← Back to context

Comment by DrScientist

1 day ago

You are missing the point - sure a particular enzyme's function is resilent to large levels of substitution because:

1. The number of residues actively involved in catalysis might be small and 2. Most other residues can be safely replaced with something else either similar if part of the structure or anything if the side chain is pointing out on the surface.

However, the point the article is making is that for different functions the same basic folds seem to be used again and again.

Is that because the stable protein fold structural space is actually small ( due to the limited secondard structure patterns used etc ), or is that because evolution hasn't had time to to search the enormous available structural space?

ie is it a sampling problem or an instrinic property of protein space.

The fact that some of the ML approaches mentioned can now design completely novel folds suggests it is at least partially a sampling problem.

This to me isn't surprising - the idea that evolution is somehow complete and all possible solutions have already been explored seems to me to be unlikely - a lot of evolution happens via gene duplication and then gradual functional drift - which would favour reuse of existing folds over the generation of completely new ones.

It seems just obvious that it's at least a sampling problem. Assuming an average protein length of 400 amino acids and 20 possible amino acids, that's about 10^520 different possibilities for sequences, which is a mind-bogglingly large number.

We haven't even begun to explore the biological universe.

  • Sure - though because of the functional overlap of amino acids already discussed the functional/structural space could be a lot smaller ( though still massive ) - ie is choosing D or E at a particular position "different" in most situations?

    And if you take it up a level of abstraction and say there are 4 ( ish ) basic types of secondary structure ( helix, turn, sheet, disordered ). Then you could argue the structural space is even smaller still.

    Or put it another way if you can have sequences with 30% identity or lower with the same fold - that's a awful lot of different unique combinations that collapse into a single structural space.

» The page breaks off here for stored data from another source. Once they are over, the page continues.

# DengZhuangSouthRd/simple_tensorflow

Measured on AMD Instinct MI355X. Metric: images/sec, higher is better.
Workload: dtype bf16; 1 GPU; model=resnet50_v1, global_batch=256, parallelism=dp1

## Files before the change

simple_tensorflow_amd/csrc/framework/ops_defs.cc:

```cpp
#include "framework/op.h"

namespace stf {

#define NUMTYPES "{float, double, int32, int64, bfloat16, half, uint8, int8, complex64}"
#define REALTYPES "{float, double, int32, int64, bfloat16, half}"
#define FLOATTYPES "{float, double, bfloat16, half}"

REGISTER_OP("Const").Output("output: dtype").Attr("dtype: type").Attr("value: tensor");
REGISTER_OP("Placeholder").Output("output: dtype").Attr("dtype: type").Attr("shape: shape = []");
REGISTER_OP("DepthwiseConv2dNative").Input("input: T").Input("filter: T").Output("output: T").Attr("T: {float, bfloat16}").Attr("strides: list(int)").Attr("padding: string").Attr("data_format: string = 'NHWC'");
REGISTER_OP("DepthwiseConv2dNativeBackpropInput").Input("input_sizes: int32").Input("filter: T").Input("out_backprop: T").Output("output: T").Attr("T: {float, bfloat16}").Attr("strides: list(int)").Attr("padding: string").Attr("data_format: string = 'NHWC'");
REGISTER_OP("DepthwiseConv2dNativeBackpropFilter").Input("input: T").Input("filter_sizes: int32").Input("out_backprop: T").Output("output: T").Attr("T: {float, bfloat16}").Attr("strides: list(int)").Attr("padding: string").Attr("data_format: string = 'NHWC'");
REGISTER_OP("PlaceholderWithDefault").Input("input: dtype").Output("output: dtype").Attr("dtype: type").Attr("shape: shape");
REGISTER_OP("Identity").Input("input: T").Output("output: T").Attr("T: type");
REGISTER_OP("StopGradient").Input("input: T").Output("output: T").Attr("T: type");
REGISTER_OP("PreventGradient").Input("input: T").Output("output: T").Attr("T: type").Attr("message: string = ''");
REGISTER_OP("Shape").Input("input: T").Output("output: out_type").Attr("T: type").Attr("out_type: {int32, int64} = int32");
REGISTER_OP("ShapeN").Input("input: N * T").Output("output: N * out_type").Attr("N: int >= 1").Attr("T: type").Attr("out_type: {int32, int64} = int32");
REGISTER_OP("Rank").Input("input: T").Output("output: int32").Attr("T: type");
REGISTER_OP("Size").Input("input: T").Output("output: out_type").Attr("T: type").Attr("out_type: {int32, int64} = int32");
REGISTER_OP("Reshape").Input("tensor: T").Input("shape: Tshape").Output("output: T").Attr("T: type").Attr("Tshape: {int32, int64} = int32");
REGISTER_OP("ExpandDims").Input("input: T").Input("dim: Tdim").Output("output: T").Attr("T: type").Attr("Tdim: {int32, int64} = int32");
REGISTER_OP("Squeeze").Input("input: T").Output("output: T").Attr("T: type").Attr("squeeze_dims: list(int) = []");
REGISTER_OP("Fill").Input("dims: int32").Input("value: T").Output("output: T").Attr("T: type");
REGISTER_OP("ZerosLike").Input("x: T").Output("y: T").Attr("T: type");
REGISTER_OP("OnesLike").Input("x: T").Output("y: T").Attr("T: type");
REGISTER_OP("Cast").Input("x: SrcT").Output("y: DstT").Attr("SrcT: type").Attr("DstT: type");
REGISTER_OP("Pack").Input("values: N * T").Output("output: T").Attr("N: int >= 1").Attr("T: type").Attr("axis: int = 0");
REGISTER_OP("Unpack").Input("value: T").Output("output: num * T").Attr("num: int >= 0").Attr("T: type").Attr("axis: int = 0");
REGISTER_OP("ConcatV2").Input("values: N * T").Input("axis: Tidx").Output("output: T").Attr("N: int >= 2").Attr("T: type").Attr("Tidx: {int32, int64} = int32");
REGISTER_OP("Concat").Input("concat_dim: int32").Input("values: N * T").Output("output: T").Attr("N: int >= 2").Attr("T: type");
REGISTER_OP("ConcatOffset").Input("concat_dim: int32").Input("shape: N * int32").Output("offset: N * int32").Attr("N: int >= 2");
REGISTER_OP("Split").Input("split_dim: int32").Input("value: T").Output("output: num_split * T").Attr("num_split: int >= 1").Attr("T: type");
REGISTER_OP("SplitV").Input("value: T").Input("size_splits: Tlen").Input("split_dim: int32").Output("output: num_split * T").Attr("num_split: int >= 1").Attr("T: type").Attr("Tlen: {int32, int64} = int64");
REGISTER_OP("Slice").Input("input: T").Input("begin: Index").Input("size: Index").Output("output: T").Attr("T: type").Attr("Index: {int32, int64}");
REGISTER_OP("StridedSlice").Input("input: T").Input("begin: Index").Input("end: Index").Input("strides: Index").Output("output: T").Attr("T: type").Attr("Index: {int32, int64}").Attr("begin_mask: int = 0").Attr("end_mask: int = 0").Attr("ellipsis_mask: int = 0").Attr("new_axis_mask: int = 0").Attr("shrink_axis_mask: int = 0");
REGISTER_OP("StridedSliceGrad").Input("shape: Index").Input("begin: Index").Input("end: Index").Input("strides: Index").Input("dy: T").Output("output: T").Attr("T: type").Attr("Index: {int32, int64}").Attr("begin_mask: int = 0").Attr("end_mask: int = 0").Attr("ellipsis_mask: int = 0").Attr("new_axis_mask: int = 0").Attr("shrink_axis_mask: int = 0");
REGISTER_OP("Pad").Input("input: T").Input("paddings: Tpaddings").Output("output: T").Attr("T: type").Attr("Tpaddings: {int32, int64} = int32");
REGISTER_OP("Transpose").Input("x: T").Input("perm: Tperm").Output("y: T").Attr("T: type").Attr("Tperm: {int32, int64} = int32");
REGISTER_OP("Gather").Input("params: Tparams").Input("indices: Tindices").Output("output: Tparams").Attr("validate_indices: bool = true").Attr("Tparams: type").Attr("Tindices: {int32, int64}");
REGISTER_OP("GatherV2").Input("params: Tparams").Input("indices: Tindices").Input("axis: Taxis").Output("output: Tparams").Attr("Tparams: type").Attr("Tindices: {int32, int64}").Attr("Taxis: {int32, int64} = int32");
REGISTER_OP("Tile").Input("input: T").Input("multiples: Tmultiples").Output("output: T").Attr("T: type").Attr("Tmultiples: {int32, int64} = int32");
REGISTER_OP("InvertPermutation").Input("x: T").Output("y: T").Attr("T: {int32, int64} = int32");
REGISTER_OP("Reverse").Input("tensor: T").Input("dims: bool").Output("output: T").Attr("T: type");
REGISTER_OP("BroadcastGradientArgs").Input("s0: T").Input("s1: T").Output("r0: T").Output("r1: T").Attr("T: {int32, int64} = int32");
REGISTER_OP("OneHot").Input("indices: TI").Input("depth: int32").Input("on_value: T").Input("off_value: T").Output("output: T").Attr("axis: int = -1").Attr("T: type").Attr("TI: {uint8, int32, int64} = int64");
REGISTER_OP("Range").Input("start: Tidx").Input("limit: Tidx").Input("delta: Tidx").Output("output: Tidx").Attr("Tidx: {float, double, int32, int64} = int32");
REGISTER_OP("LinSpace").Input("start: T").Input("stop: T").Input("num: Tidx").Output("output: T").Attr("T: {float, double}").Attr("Tidx: {int32, int64} = int32");
REGISTER_OP("CheckNumerics").Input("tensor: T").Output("output: T").Attr("T: " FLOATTYPES).Attr("message: string");
REGISTER_OP("UnsortedSegmentSum").Input("data: T").Input("segment_ids: Tindices").Input("num_segments: int32").Output("output: T").Attr("T: " NUMTYPES).Attr("Tindices: {int32, int64}");
REGISTER_OP("DynamicStitch").Input("indices: N * int32").Input("data: N * T").Output("merged: T").Attr("N: int >= 1").Attr("T: type");
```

    And on the flip side - what we don't know is what percentage of sequence space don't actually result in a functional fold - ie results in instability and multiple stable or unstable conformations.

    So it could be we are close to all the possible folds ( where fold is a single stable form - obviously there are quite a lot of disordered states - but I'm not including those in a 'fold' even if evolution uses unstructured states as well) already.